Muscheln der Gattung Bathymodiolus gehören zur Familie der Miesmuscheln und leben häufig an heißen Quellen in der Tiefsee. In ihren Kiemen züchten sie so genannte chemoautotrophe Symbionten. Das sind beispielsweise Schwefelbakterien, die für die Muscheln nicht nutzbare Stoffe aus den heißen Quellen in begehrten Zucker umwandeln.

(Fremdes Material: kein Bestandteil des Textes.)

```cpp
template <int DEPTH, bool ROT, int OCC>
__global__ __launch_bounds__(256, OCC) void back_kernel(const BackArgs a) {
  extern __shared__ __attribute__((aligned(16))) char smem[];
  const int tid = threadIdx.x, lane = tid & 63, l31 = lane & 31, h = lane >> 5;
  const int w = __builtin_amdgcn_readfirstlane(tid >> 6);
  const int nkg = a.B * a.max_splits;
  const int vid = (int)blockIdx.x < a.lead_tiles ? nkg + (int)blockIdx.x : ((int)blockIdx.x < a.lead_tiles + nkg ? (int)blockIdx.x - a.lead_tiles : (int)blockIdx.x);
  const bool kg = vid < nkg;
  int rot = ROT ? (int)(blockIdx.x >> 3) : 0;
  using L = BackL<OCC>;
  char* bufO = smem + L::O; char* bufY = smem + L::Y;
  float* red = reinterpret_cast<float*>(smem + L::RED);
  float* tile32 = reinterpret_cast<float*>(smem);
  int b; size_t rowg0; int nrows; float inv_n;
  stamp(a.stamps, 0);
  const BackStream& S = a.s[kg ? 1 : 0];
  Stage<2, 16, true, DEPTH> sto;
  Stage<4, 16, false, DEPTH> stf;
  if (!kg) sto.prefetch(reinterpret_cast<const u32x4*>(S.Wo) + (size_t)w * (16 * 2 * 64) + lane, rot);
  float* ptab = reinterpret_cast<float*>(smem + BackL<2>::PTAB);
  float pt[5];
  u32x2 rres[2][4];
  auto load_early = [&](size_t row) {
    if constexpr (OCC == 2) {
      pt[0] = S.bo[tid]; pt[1] = S.ln_g[tid]; pt[2] = S.ln_b[tid]; pt[3] = S.b1[tid]; pt[4] = S.b1[256 + tid];
#pragma unroll
      for (int t = 0; t < 2; ++t)
#pragma unroll
        for (int g = 0; g < 4; ++g) rres[t][g] = *reinterpret_cast<const u32x2*>(S.R16 + row * 256 + 64 * w + 32 * t + 8 * g + 4 * h);
    }
  };
  if (kg) {
    b = vid / a.max_splits;
    const int sp = vid - b * a.max_splits;
    if (ROT) rot = b;
    const int nsplit = (a.off[b + 1] - a.off[b] + SPLIT_ROWS - 1) / SPLIT_ROWS;
    if (sp >= nsplit) return;
    attn_kg_split(a, smem, b, sp, w, lane);
    stamp(a.stamps, 4);
    asm volatile("s_waitcnt vmcnt(0)" ::: "memory");
    __syncthreads();
// ... 17 lines not shown
    const int4 td = a.tile_desc[vid - nkg];
    if (td.x < 0) return;
    b = td.x; rowg0 = td.y; nrows = td.z; inv_n = __int_as_float(td.w);
    load_early(rowg0 + min(l31, nrows - 1));
    attn_rg_tile(a, smem, bufO, b, rowg0, nrows, w, lane);
  }
  if constexpr (OCC == 2) {
#pragma unroll
    for (int i = 0; i < 5; ++i) ptab[256 * i + tid] = pt[i];
  }
  __syncthreads();
  stamp(a.stamps, 1);
  auto pvec = [&](const float* g, int at, int c) {
    if constexpr (OCC == 2) return *reinterpret_cast<const float4*>(ptab + at + c);
    else return *reinterpret_cast<const float4*>(g + c);
  };

  const size_t rrow = rowg0 + min(l31, nrows - 1);
  float u[32];
  float rstd_keep = 0.f;
  {
    f32x16 acc[2] = {zero16(), zero16()};
    sto.run(bufO + l31 * PR + 16 * h, acc);
    stf.prefetch(reinterpret_cast<const u32x4*>(S.W1) + (size_t)w * (16 * 4 * 64) + lane, rot);
    float part = 0.f;
#pragma unroll
    for (int t = 0; t < 2; ++t)
#pragma unroll
      for (int g = 0; g < 4; ++g) {
        const int c0 = 64 * w + 32 * t + 8 * g + 4 * h;
        const float4 bv = pvec(S.bo, 0, c0);
        u32x2 rv;
        if constexpr (OCC == 2) rv = rres[t][g];
        else rv = *reinterpret_cast<const u32x2*>(S.R16 + rrow * 256 + c0);
        float* o = u + 16 * t + 4 * g;
        o[0] = acc[t][4 * g] + bv.x + bf_lo(rv.x); o[1] = acc[t][4 * g + 1] + bv.y + bf_hi(rv.x);
        o[2] = acc[t][4 * g + 2] + bv.z + bf_lo(rv.y); o[3] = acc[t][4 * g + 3] + bv.w + bf_hi(rv.y);
        part += (o[0] + o[1]) + (o[2] + o[3]);
      }
    auto row_total = [&](float p, int slot) {
      p += __shfl_xor(p, 32, 64);
      if (h == 0) red[slot * 128 + w * 32 + l31] = p;
      __syncthreads();
      return (red[slot * 128 + l31] + red[slot * 128 + 32 + l31]) + (red[slot * 128 + 64 + l31] + red[slot * 128 + 96 + l31]);
    };
    const float mean = row_total(part, 0) * (1.0f / 256.0f);
    float sq = 0.f;
// ... 31 lines not shown
          const float send = up ? ys[i] : ys[i + n];
          const float keep = up ? ys[i + n] : ys[i];
          ys[i] = keep + __shfl_xor(send, m, 64);
        }
      }
      const float tot = ys[0] + __shfl_xor(ys[0], 1, 64);
      if ((l31 & 1) == 0) {
        const int i16 = (l31 >> 1) & 15;
        atomicAdd(S.Ymean + (size_t)b * 256 + 64 * w + 32 * t + 8 * (i16 >> 2) + 4 * h + (i16 & 3), tot * inv_n);
      }
    }
  }
  __syncthreads();
  stamp(a.stamps, 2);
  float ymean_keep = 0.f;
  if constexpr (OCC == 2) {
    float sum = 0.f;
    for (int r = 0; r < nrows; ++r) sum += tile32[r * PT + tid];
    ymean_keep = sum * inv_n;
  }

  {
    f32x16 acc[4] = {zero16(), zero16(), zero16(), zero16()};
    stf.run(bufY + l31 * PR + 16 * h, acc);
    if constexpr (OCC == 2) atomicAdd(S.Ymean + (size_t)b * 256 + tid, ymean_keep);
    const bool dodrop = a.drop.p > 0.f;
#pragma unroll
    for (int t = 0; t < 4; ++t) {
      const int f = 128 * w + 32 * t + l31;
      float bias;
      if constexpr (OCC == 2) bias = ptab[768 + f];
      else bias = S.b1[f];
      float colsum = 0.f;
      uint32_t wlo = 0u, whi = 0u;
#pragma unroll
      for (int i = 0; i < 16; ++i) {
        if (8 * (i >> 2) >= nrows) continue;
        const int row = acc_row(i, h);
        float v = fmaxf(acc[t][i] + bias, 0.f);
        if (dodrop) v *= drop_mult(a.drop, S.site_ffn, (uint32_t)(rowg0 + row) * 512u + (uint32_t)f);
        if (row >= nrows) v = 0.f;
        colsum += v;
        if (a.save) {
          const unsigned long long bal = __ballot(v > 0.f);
          SET_LANE(wlo, (uint32_t)bal, i); SET_LANE(whi, (uint32_t)(bal >> 32), i);
        }
      }
      colsum += __shfl_xor(colsum, 32, 64);
      if (h == 0) atomicAdd(S.Hmean + (size_t)b * 512 + f, colsum * inv_n);
      if (a.save && lane < 16) {
        const int ra = acc_row(lane, 0);
        if (ra < nrows) S.mask[(rowg0 + ra) * 16 + 4 * w + t] = wlo;
        if (ra + 4 < nrows) S.mask[(rowg0 + ra + 4) * 16 + 4 * w + t] = whi;
      }
    }
  }
  if (a.save) {
    char* bufXH = smem + L::XH;
    if (w == 0 && h == 0 && l31 < nrows) S.rstd[rowg0 + l31] = rstd_keep;
    __syncthreads();
    if constexpr (OCC == 2) {
#pragma unroll
      for (int t = 0; t < 2; ++t)
#pragma unroll
        for (int g = 0; g < 4; ++g) {
          const float* o = u + 16 * t + 4 * g;
          *reinterpret_cast<u32x2*>(bufXH + l31 * PR + 2 * (64 * w + 32 * t + 8 * g + 4 * h)) = u32x2{pack2(o[0], o[1]), pack2(o[2], o[3])};
        }
      __syncthreads();
    }
    copy_out<5>(bufXH, PR, 0, S.XH16, 256, rowg0, nrows);
    copy_out<5>(bufO, PR, 0, S.O16, 256, rowg0, nrows);
    copy_out<5>(bufY, PR, 0, S.Y16, 256, rowg0, nrows);
  }
  stamp(a.stamps, 3);
}
// ... 117 lines not shown
  const bool rok = l31 < nrows;
  float* ptab = reinterpret_cast<float*>(smem + W_PTAB);
  const float rstd = S.rstd[vrow];
  const float ptv0 = S.dcomb[(size_t)b * S.ld_dcomb + tid], ptv1 = S.ln_g[tid];
  u32x2 xv[2][4], ov[2][4];
#pragma unroll
  for (int t = 0; t < 2; ++t)
#pragma unroll
    for (int g = 0; g < 4; ++g) {
      const int c0 = 64 * w + 32 * t + 8 * g + 4 * h;
      xv[t][g] = *reinterpret_cast<const u32x2*>(S.XH16 + vrow * 256 + c0);
    }
  if (kg) {
#pragma unroll
    for (int t = 0; t < 2; ++t)
#pragma unroll
      for (int g = 0; g < 4; ++g) ov[t][g] = *reinterpret_cast<const u32x2*>(a.O2_16 + vrow * 256 + 64 * w + 32 * t + 8 * g + 4 * h);
  }
  const float dh0 = S.dHm[(size_t)b * S.ld_dHm + tid], dh1 = S.dHm[(size_t)b * S.ld_dHm + 256 + tid];
  u32x4 mw[4];
#pragma unroll
  for (int i = 0; i < 4; ++i) mw[i] = reinterpret_cast<const u32x4*>(S.mask + vrow * 16)[i];
  u32x4 qreg[4];
  if (!kg) {
#pragma unroll
    for (int i = 0; i < 4; ++i) {
      const int id = tid + 256 * i;
      qreg[i] = *reinterpret_cast<const u32x4*>(a.Q16 + (rowg0 + min(id >> 5, nrows - 1)) * 256 + 8 * (id & 31));
    }
    u32x4 kv[4];
#pragma unroll
    for (int i = 0; i < 4; ++i) {
      const int c = tid + 256 * i;
      kv[i] = *reinterpret_cast<const u32x4*>(a.KV16 + ((size_t)b * a.Nk + min(c >> 6, a.Nk - 1)) * 512 + 8 * (c & 63));
    }
#pragma unroll
    for (int i = 0; i < 4; ++i) {
      const int c = tid + 256 * i, j = c >> 6, ch = c & 63;
      const u32x4 v = j < a.Nk ? kv[i] : u32x4{0u, 0u, 0u, 0u};
      if (ch < 32) *reinterpret_cast<u32x4*>(Ks + j * PK + 16 * ch) = v;
      else         *reinterpret_cast<u32x4*>(Vs + j * PK + 16 * (ch - 32)) = v;
    }
  }
  {
    const float gs = inv_n * a.drop.scale;
    gtab[tid] = f2bf(dh0 * gs); gtab[256 + tid] = f2bf(dh1 * gs);
  }
  ptab[tid] = ptv0; ptab[256 + tid] = ptv1;
#pragma unroll
  for (int t = 0; t < 2; ++t)
#pragma unroll
    for (int g = 0; g < 4; ++g) {
      const int c0 = 64 * w + 32 * t + 8 * g + 4 * h;
      *reinterpret_cast<u32x2*>(bufdU + l31 * PR + 2 * c0) = xv[t][g];
      if (kg) *reinterpret_cast<u32x2*>(Ks + l31 * PR + 2 * c0) = ov[t][g];
    }
  __syncthreads();
// ... 86 lines not shown
        dot = fmaf(acc2[t][4 * g], bf_lo(ov.x), dot); dot = fmaf(acc2[t][4 * g + 1], bf_hi(ov.x), dot);
        dot = fmaf(acc2[t][4 * g + 2], bf_lo(ov.y), dot); dot = fmaf(acc2[t][4 * g + 3], bf_hi(ov.y), dot);
        if (rok) *reinterpret_cast<u32x2*>(a.dO2_16 + (rowg0 + l31) * 256 + c0) =
            u32x2{pack2(acc2[t][4 * g], acc2[t][4 * g + 1]), pack2(acc2[t][4 * g + 2], acc2[t][4 * g + 3])};
      }
      dot += __shfl_xor(dot, 32, 64);
      if (h == 0 && rok) a.delta2[((size_t)b * 8 + 2 * w + t) * 16 + l31] = dot;
    }
    stamp(a.stamps, 3);
    return;
  }
  __syncthreads();
#pragma unroll
  for (int i = 0; i < 4; ++i) { const int id = tid + 256 * i; *reinterpret_cast<u32x4*>(bufQ + (id >> 5) * PR + 16 * (id & 31)) = qreg[i]; }
#pragma unroll
  for (int t = 0; t < 2; ++t)
#pragma unroll
    for (int g = 0; g < 4; ++g) {
      const int c0 = 64 * w + 32 * t + 8 * g + 4 * h;
      *reinterpret_cast<u32x2*>(bufdO + l31 * PR + 2 * c0) =
          rok ? u32x2{pack2(acc2[t][4 * g], acc2[t][4 * g + 1]), pack2(acc2[t][4 * g + 2], acc2[t][4 * g + 3])} : u32x2{0u, 0u};
    }
  __syncthreads();
  const bool dodrop = a.drop.p > 0.f;
  const int q4 = (lane >> 2) & 3, p4 = lane & 3, g1 = (lane >> 4) & 1;
#pragma unroll
  for (int t = 0; t < 2; ++t) {
    const int head = 2 * w + t;
    f32x16 Sc = zero16();
#pragma unroll
    for (int s = 0; s < 2; ++s) {
      const bf16x8 kf = *reinterpret_cast<const bf16x8*>(Ks + (l31 & 15) * PK + 2 * (32 * head + 16 * s + 8 * h));
      const bf16x8 qf = *reinterpret_cast<const bf16x8*>(bufQ + l31 * PR + 2 * (32 * head + 16 * s + 8 * h));
      Sc = __builtin_amdgcn_mfma_f32_32x32x16_bf16(kf, qf, Sc, 0, 0, 0);
    }
    float pr[8], mm[8];
    rg_softmax(Sc, h, a.Nk, pr);
    const uint32_t ibase = ((uint32_t)(rowg0 + l31) * 8u + (uint32_t)head) * (uint32_t)a.Nk;
#pragma unroll
    for (int i = 0; i < 8; ++i) mm[i] = dodrop ? drop_mult(a.drop, SITE_ATTN_RG2KG, ibase + (uint32_t)acc_row(i, h)) : 1.0f;
    f32x16 dP = zero16();
#pragma unroll
    for (int s = 0; s < 2; ++s) {
      const char* vp = Vs + (l31 & 15) * PK + 2 * (32 * head + 16 * s + 4 * h);
      const u32x2 v0 = *reinterpret_cast<const u32x2*>(vp), v1 = *reinterpret_cast<const u32x2*>(vp + 16);
      const bf16x8 vf = as_frag(u32x4{v0.x, v0.y, v1.x, v1.y});
      const bf16x8 of = as_frag(u32x4{pack2(acc2[t][8 * s], acc2[t][8 * s + 1]), pack2(acc2[t][8 * s + 2], acc2[t][8 * s + 3]),
                                      pack2(acc2[t][8 * s + 4], acc2[t][8 * s + 5]), pack2(acc2[t][8 * s + 6], acc2[t][8 * s + 7])});
      dP = __builtin_amdgcn_mfma_f32_32x32x16_bf16(vf, of, dP, 0, 0, 0);
    }
    float ds[8], pd[8], delta = 0.f;
#pragma unroll
    for (int i = 0; i < 8; ++i) { ds[i] = dP[i] * mm[i]; delta = fmaf(pr[i], ds[i], delta); pd[i] = pr[i] * mm[i]; }
    delta += __shfl_xor(delta, 32, 64);
#pragma unroll
    for (int i = 0; i < 8; ++i) { ds[i] = rok ? pr[i] * (ds[i] - delta) : 0.f; if (!rok) pd[i] = 0.f; }
    const u32x4 dsf = u32x4{pack2(ds[0], ds[1]), pack2(ds[2], ds[3]), pack2(ds[4], ds[5]), pack2(ds[6], ds[7])};
    const u32x4 pdf = u32x4{pack2(pd[0], pd[1]), pack2(pd[2], pd[3]), pack2(pd[4], pd[5]), pack2(pd[6], pd[7])};
    {
      const char* kp = Ks + (4 * h + q4) * PK + 2 * (32 * head + 16 * g1 + 4 * p4);
      const bf16x8 kt = join(lds_tr16(kp), lds_tr16(kp + 8 * PK));
      const f32x16 dq = __builtin_amdgcn_mfma_f32_32x32x16_bf16(kt, as_frag(dsf), zero16(), 0, 0, 0);
      if (rok) {
// ... 206 lines not shown
#pragma unroll
  for (int i = 0; i < 4; ++i) {
    const int id = tid + 256 * i;
    const size_t r = rowg0 + min(id >> 5, nrows - 1);
    *reinterpret_cast<u32x4*>(bufT + (id >> 5) * PQ + 16 * (id & 31)) = *reinterpret_cast<const u32x4*>(a.KV2_16 + r * 512 + 8 * (id & 31));
    dqreg[i] = *reinterpret_cast<const u32x4*>(a.dQKV16 + r * 768 + 8 * (id & 31));
  }
  u32x2 dureg[2][4];
#pragma unroll
  for (int t = 0; t < 2; ++t)
#pragma unroll
    for (int g = 0; g < 4; ++g) dureg[t][g] = *reinterpret_cast<const u32x2*>(a.dU16 + vrow * 256 + 64 * w + 32 * t + 8 * g + 4 * h);
  bf16x8 kf[2][2], vf[2][2];
  {
    const us16* kp = a.KV2_16 + vrow * 512 + 64 * w + 8 * h;
#pragma unroll
    for (int t = 0; t < 2; ++t)
#pragma unroll
      for (int s = 0; s < 2; ++s) {
        kf[t][s] = as_frag(*reinterpret_cast<const u32x4*>(kp + 32 * t + 16 * s));
        vf[t][s] = as_frag(*reinterpret_cast<const u32x4*>(kp + 256 + 32 * t + 16 * s));
      }
  }
  __syncthreads();
  const bool dodrop = a.drop.p > 0.f;
  const int q4 = (lane >> 2) & 3, p4 = lane & 3, g1 = (lane >> 4) & 1;
#pragma unroll
  for (int t = 0; t < 2; ++t) {
    const int head = 2 * w + t;
    f32x16 S2 = zero16(), dP = zero16();
#pragma unroll
    for (int s = 0; s < 2; ++s) {
      const int co = (l31 & 15) * PK + 2 * (32 * head + 16 * s + 8 * h);
      S2 = __builtin_amdgcn_mfma_f32_32x32x16_bf16(*reinterpret_cast<const bf16x8*>(Q2s + co), kf[t][s], S2, 0, 0, 0);
      dP = __builtin_amdgcn_mfma_f32_32x32x16_bf16(*reinterpret_cast<const bf16x8*>(dO2s + co), vf[t][s], dP, 0, 0, 0);
    }
    float ds[8], pd[8];
#pragma unroll
    for (int i = 0; i < 8; ++i) {
      const int j = acc_row(i, h);
      const float p = (j < Nk && rok) ? __expf(S2[i] - tabs[head * 16 + j]) * tabs[128 + head * 16 + j] : 0.f;
      const float mm = dodrop ? drop_mult(a.drop, SITE_ATTN_KG2RG, ((uint32_t)(rowg0 + l31) * 8u + (uint32_t)head) * (uint32_t)Nk + (uint32_t)j) : 1.0f;
      ds[i] = p * (dP[i] * mm - tabs[256 + head * 16 + j]);
      pd[i] = p * mm;
    }
    const u32x4 dsf = u32x4{pack2(ds[0], ds[1]), pack2(ds[2], ds[3]), pack2(ds[4], ds[5]), pack2(ds[6], ds[7])};
    const u32x4 pdf = u32x4{pack2(pd[0], pd[1]), pack2(pd[2], pd[3]), pack2(pd[4], pd[5]), pack2(pd[6], pd[7])};
    const int tro = (4 * h + q4) * PK + 2 * (32 * head + 16 * g1 + 4 * p4);
    const f32x16 dv = __builtin_amdgcn_mfma_f32_32x32x16_bf16(join(lds_tr16(dO2s + tro), lds_tr16(dO2s + tro + 8 * PK)), as_frag(pdf), zero16(), 0, 0, 0);
    const f32x16 dk = __builtin_amdgcn_mfma_f32_32x32x16_bf16(join(lds_tr16(Q2s + tro), lds_tr16(Q2s + tro + 8 * PK)), as_frag(dsf), zero16(), 0, 0, 0);
#pragma unroll
    for (int g = 0; g < 4; ++g) {
      const int c = 32 * head + 8 * g + 4 * h;
      *reinterpret_cast<u32x2*>(bufT + l31 * PQ + 2 * (256 + c)) = u32x2{pack2(dk[4 * g], dk[4 * g + 1]), pack2(dk[4 * g + 2], dk[4 * g + 3])};
      *reinterpret_cast<u32x2*>(bufT + l31 * PQ + 2 * (512 + c)) = u32x2{pack2(dv[4 * g], dv[4 * g + 1]), pack2(dv[4 * g + 2], dv[4 * g + 3])};
    }
    char* im = imgs + head * 1024;
    *reinterpret_cast<u32x2*>(im + l31 * 32 + 8 * h) = u32x2{dsf.x, dsf.y};
    *reinterpret_cast<u32x2*>(im + l31 * 32 + 16 + 8 * h) = u32x2{dsf.z, dsf.w};
    f32x16 dq2 = zero16();
#pragma unroll
    for (int s = 0; s < 2; ++s) {
      const int r0 = 16 * s + 8 * h + q4;
      const bf16x8 sA = join(lds_tr16(im + r0 * 32 + 8 * p4), lds_tr16(im + (r0 + 4) * 32 + 8 * p4));
      const int co = 2 * (32 * head + 16 * g1 + 4 * p4);
// ... 133 lines not shown
    const size_t o = (size_t)b * 128 + tid;
    const bool ok = j < Nk;
    tabs[tid] = ok ? a.lse2[2 * o] : 0.f;
    tabs[128 + tid] = ok ? 1.0f / a.lse2[2 * o + 1] : 0.f;
    tabs[256 + tid] = ok ? a.delta2[o] : 0.f;
  }
#pragma unroll
  for (int i = 0; i < 4; ++i) {
    const int id = tid + 256 * i;
    const size_t r = rowg0 + min(id >> 5, nrows - 1);
    *reinterpret_cast<u32x4*>(bufT + (id >> 5) * PQ + 16 * (id & 31)) = *reinterpret_cast<const u32x4*>(a.KV2_16 + r * 512 + 8 * (id & 31));
  }
  bf16x8 kf[2][2], vf[2][2];
  {
    const us16* kp = a.KV2_16 + vrow * 512 + 64 * w + 8 * h;
#pragma unroll
    for (int t = 0; t < 2; ++t)
#pragma unroll
      for (int s = 0; s < 2; ++s) {
        kf[t][s] = as_frag(*reinterpret_cast<const u32x4*>(kp + 32 * t + 16 * s));
        vf[t][s] = as_frag(*reinterpret_cast<const u32x4*>(kp + 256 + 32 * t + 16 * s));
      }
  }
  __syncthreads();
  const bool dodrop = a.drop.p > 0.f;
  const int q4 = (lane >> 2) & 3, p4 = lane & 3, g1 = (lane >> 4) & 1;
#pragma unroll
  for (int t = 0; t < 2; ++t) {
    const int head = 2 * w + t;
    f32x16 S2 = zero16(), dP = zero16();
#pragma unroll
    for (int s = 0; s < 2; ++s) {
      const int co = (l31 & 15) * PK + 2 * (32 * head + 16 * s + 8 * h);
      S2 = __builtin_amdgcn_mfma_f32_32x32x16_bf16(*reinterpret_cast<const bf16x8*>(Q2s + co), kf[t][s], S2, 0, 0, 0);
      dP = __builtin_amdgcn_mfma_f32_32x32x16_bf16(*reinterpret_cast<const bf16x8*>(dO2s + co), vf[t][s], dP, 0, 0, 0);
    }
    float ds[8], pd[8];
#pragma unroll
    for (int i = 0; i < 8; ++i) {
      const int j = acc_row(i, h);
      const float p = (j < Nk && rok) ? __expf(S2[i] - tabs[head * 16 + j]) * tabs[128 + head * 16 + j] : 0.f;
      const float mm = dodrop ? drop_mult(a.drop, SITE_ATTN_KG2RG, ((uint32_t)(rowg0 + l31) * 8u + (uint32_t)head) * (uint32_t)Nk + (uint32_t)j) : 1.0f;
      ds[i] = p * (dP[i] * mm - tabs[256 + head * 16 + j]);
      pd[i] = p * mm;
    }
    const u32x4 dsf = u32x4{pack2(ds[0], ds[1]), pack2(ds[2], ds[3]), pack2(ds[4], ds[5]), pack2(ds[6], ds[7])};
    const u32x4 pdf = u32x4{pack2(pd[0], pd[1]), pack2(pd[2], pd[3]), pack2(pd[4], pd[5]), pack2(pd[6], pd[7])};
    const int tro = (4 * h + q4) * PK + 2 * (32 * head + 16 * g1 + 4 * p4);
    const f32x16 dv = __builtin_amdgcn_mfma_f32_32x32x16_bf16(join(lds_tr16(dO2s + tro), lds_tr16(dO2s + tro + 8 * PK)), as_frag(pdf), zero16(), 0, 0, 0);
    const f32x16 dk = __builtin_amdgcn_mfma_f32_32x32x16_bf16(join(lds_tr16(Q2s + tro), lds_tr16(Q2s + tro + 8 * PK)), as_frag(dsf), zero16(), 0, 0, 0);
#pragma unroll
    for (int g = 0; g < 4; ++g) {
      const int c = 32 * head + 8 * g + 4 * h;
      *reinterpret_cast<u32x2*>(bufT + l31 * PQ + 2 * (256 + c)) = u32x2{pack2(dk[4 * g], dk[4 * g + 1]), pack2(dk[4 * g + 2], dk[4 * g + 3])};
      *reinterpret_cast<u32x2*>(bufT + l31 * PQ + 2 * (512 + c)) = u32x2{pack2(dv[4 * g], dv[4 * g + 1]), pack2(dv[4 * g + 2], dv[4 * g + 3])};
    }
    char* im = imgs + head * 1024;
    *reinterpret_cast<u32x2*>(im + l31 * 32 + 8 * h) = u32x2{dsf.x, dsf.y};
    *reinterpret_cast<u32x2*>(im + l31 * 32 + 16 + 8 * h) = u32x2{dsf.z, dsf.w};
    f32x16 dq2 = zero16();
#pragma unroll
    for (int s = 0; s < 2; ++s) {
      const int r0 = 16 * s + 8 * h + q4;
      const bf16x8 sA = join(lds_tr16(im + r0 * 32 + 8 * p4), lds_tr16(im + (r0 + 4) * 32 + 8 * p4));
      const int co = 2 * (32 * head + 16 * g1 + 4 * p4);
// ... 196 lines not shown
```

Jillian Petersen und ihre Kollegen vom Max-Planck-Institut für marine Mikrobiologie haben das Erbmaterial einiger Untermieter der Tiefseemuscheln unter die Lupe genommen. Wider Erwarten stießen sie dabei auf allerlei Gefahrenstoffe. Denn die symbiontischen Bakterien besitzen ein ganzes Arsenal an Genen, die der Herstellung von Giftstoffen dienen. Die Zahl dieser Toxine ist beeindruckend: Mit bis zu 60 Giften ist die Waffenkammer der Mikroorganismen besser gefüllt als die hochgefährlicher Keime wie etwa den Erregern von Pest und Cholera. Dennoch scheinen die Bakterien ihren Gastgebern nicht zu schaden. Wie ist das möglich?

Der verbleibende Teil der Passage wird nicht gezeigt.